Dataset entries
-------

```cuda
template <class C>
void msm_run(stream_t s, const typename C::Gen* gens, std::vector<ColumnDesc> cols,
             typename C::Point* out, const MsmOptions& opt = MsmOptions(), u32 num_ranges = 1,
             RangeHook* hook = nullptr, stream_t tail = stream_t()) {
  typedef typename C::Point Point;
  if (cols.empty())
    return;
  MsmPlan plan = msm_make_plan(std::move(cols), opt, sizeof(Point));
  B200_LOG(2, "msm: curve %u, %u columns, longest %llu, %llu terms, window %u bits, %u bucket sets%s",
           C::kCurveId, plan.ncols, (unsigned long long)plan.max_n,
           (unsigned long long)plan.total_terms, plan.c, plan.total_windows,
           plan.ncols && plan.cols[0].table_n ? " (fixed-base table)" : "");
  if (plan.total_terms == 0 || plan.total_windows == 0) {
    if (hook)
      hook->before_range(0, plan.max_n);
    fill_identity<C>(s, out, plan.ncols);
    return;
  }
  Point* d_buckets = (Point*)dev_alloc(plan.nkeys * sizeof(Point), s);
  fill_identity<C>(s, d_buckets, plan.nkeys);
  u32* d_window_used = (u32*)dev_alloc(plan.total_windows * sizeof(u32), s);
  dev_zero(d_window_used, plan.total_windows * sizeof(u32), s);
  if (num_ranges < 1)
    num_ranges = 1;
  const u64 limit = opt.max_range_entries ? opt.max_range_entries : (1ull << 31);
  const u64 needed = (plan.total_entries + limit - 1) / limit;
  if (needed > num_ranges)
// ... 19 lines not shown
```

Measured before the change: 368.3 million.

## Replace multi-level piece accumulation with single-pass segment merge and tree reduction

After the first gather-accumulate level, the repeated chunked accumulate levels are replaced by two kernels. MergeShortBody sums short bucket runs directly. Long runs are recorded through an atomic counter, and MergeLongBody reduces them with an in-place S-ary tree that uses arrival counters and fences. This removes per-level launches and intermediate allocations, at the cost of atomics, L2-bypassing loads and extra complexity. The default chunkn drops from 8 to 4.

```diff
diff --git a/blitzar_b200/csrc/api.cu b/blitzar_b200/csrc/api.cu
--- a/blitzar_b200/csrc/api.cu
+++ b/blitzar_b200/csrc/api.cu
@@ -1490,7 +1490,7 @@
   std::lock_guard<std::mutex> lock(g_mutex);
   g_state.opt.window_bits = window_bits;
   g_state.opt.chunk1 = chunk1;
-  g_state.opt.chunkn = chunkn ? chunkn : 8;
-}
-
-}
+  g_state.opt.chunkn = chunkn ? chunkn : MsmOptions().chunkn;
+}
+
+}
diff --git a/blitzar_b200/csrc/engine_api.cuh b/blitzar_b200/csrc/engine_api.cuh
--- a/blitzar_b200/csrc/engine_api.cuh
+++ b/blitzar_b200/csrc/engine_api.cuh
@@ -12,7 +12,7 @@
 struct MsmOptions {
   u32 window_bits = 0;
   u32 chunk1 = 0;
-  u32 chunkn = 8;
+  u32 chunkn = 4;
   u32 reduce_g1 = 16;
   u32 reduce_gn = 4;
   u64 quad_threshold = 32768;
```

-------

▶ [Work instructions] The full set of entries should be copied out exactly as given.

▶ [Final answer]
```cuda
template <class C>
void msm_run(stream_t s, const typename C::Gen* gens, std::vector<ColumnDesc> cols,
             typename C::Point* out, const MsmOptions& opt = MsmOptions(), u32 num_ranges = 1,
             RangeHook* hook = nullptr, stream_t tail = stream_t()) {
  typedef typename C::Point Point;
  if (cols.empty())
    return;
  MsmPlan plan = msm_make_plan(std::move(cols), opt, sizeof(Point));
  B200_LOG(2, "msm: curve %u, %u columns, longest %llu, %llu terms, window %u bits, %u bucket sets%s",
           C::kCurveId, plan.ncols, (unsigned long long)plan.max_n,
           (unsigned long long)plan.total_terms, plan.c, plan.total_windows,
           plan.ncols && plan.cols[0].table_n ? " (fixed-base table)" : "");
  if (plan.total_terms == 0 || plan.total_windows == 0) {
    if (hook)
      hook->before_range(0, plan.max_n);
    fill_identity<C>(s, out, plan.ncols);
    return;
  }
  Point* d_buckets = (Point*)dev_alloc(plan.nkeys * sizeof(Point), s);
  fill_identity<C>(s, d_buckets, plan.nkeys);
  u32* d_window_used = (u32*)dev_alloc(plan.total_windows * sizeof(u32), s);
  dev_zero(d_window_used, plan.total_windows * sizeof(u32), s);
  if (num_ranges < 1)
    num_ranges = 1;
  const u64 limit = opt.max_range_entries ? opt.max_range_entries : (1ull << 31);
  const u64 needed = (plan.total_entries + limit - 1) / limit;
  if (needed > num_ranges)
// ... 19 lines not shown
```

Measured before the change: 368.3 million.

## Replace multi-level piece accumulation with single-pass segment merge and tree reduction

After the first gather-accumulate level, the repeated chunked accumulate levels are replaced by two kernels. MergeShortBody sums short bucket runs directly. Long runs are recorded through an atomic counter, and MergeLongBody reduces them with an in-place S-ary tree that uses arrival counters and fences. This removes per-level launches and intermediate allocations, at the cost of atomics, L2-bypassing loads and extra complexity. The default chunkn drops from 8 to 4.

```diff
diff --git a/blitzar_b200/csrc/api.cu b/blitzar_b200/csrc/api.cu
--- a/blitzar_b200/csrc/api.cu
+++ b/blitzar_b200/csrc/api.cu
@@ -1490,7 +1490,7 @@
   std::lock_guard<std::mutex> lock(g_mutex);
   g_state.opt.window_bits = window_bits;
   g_state.opt.chunk1 = chunk1;
-  g_state.opt.chunkn = chunkn ? chunkn : 8;
-}
-
-}
+  g_state.opt.chunkn = chunkn ? chunkn : MsmOptions().chunkn;
+}
+
+}
diff --git a/blitzar_b200/csrc/engine_api.cuh b/blitzar_b200/csrc/engine_api.cuh
--- a/blitzar_b200/csrc/engine_api.cuh
+++ b/blitzar_b200/csrc/engine_api.cuh
@@ -12,7 +12,7 @@
 struct MsmOptions {
   u32 window_bits = 0;
   u32 chunk1 = 0;
-  u32 chunkn = 8;
+  u32 chunkn = 4;
   u32 reduce_g1 = 16;
   u32 reduce_gn = 4;
   u64 quad_threshold = 32768;
```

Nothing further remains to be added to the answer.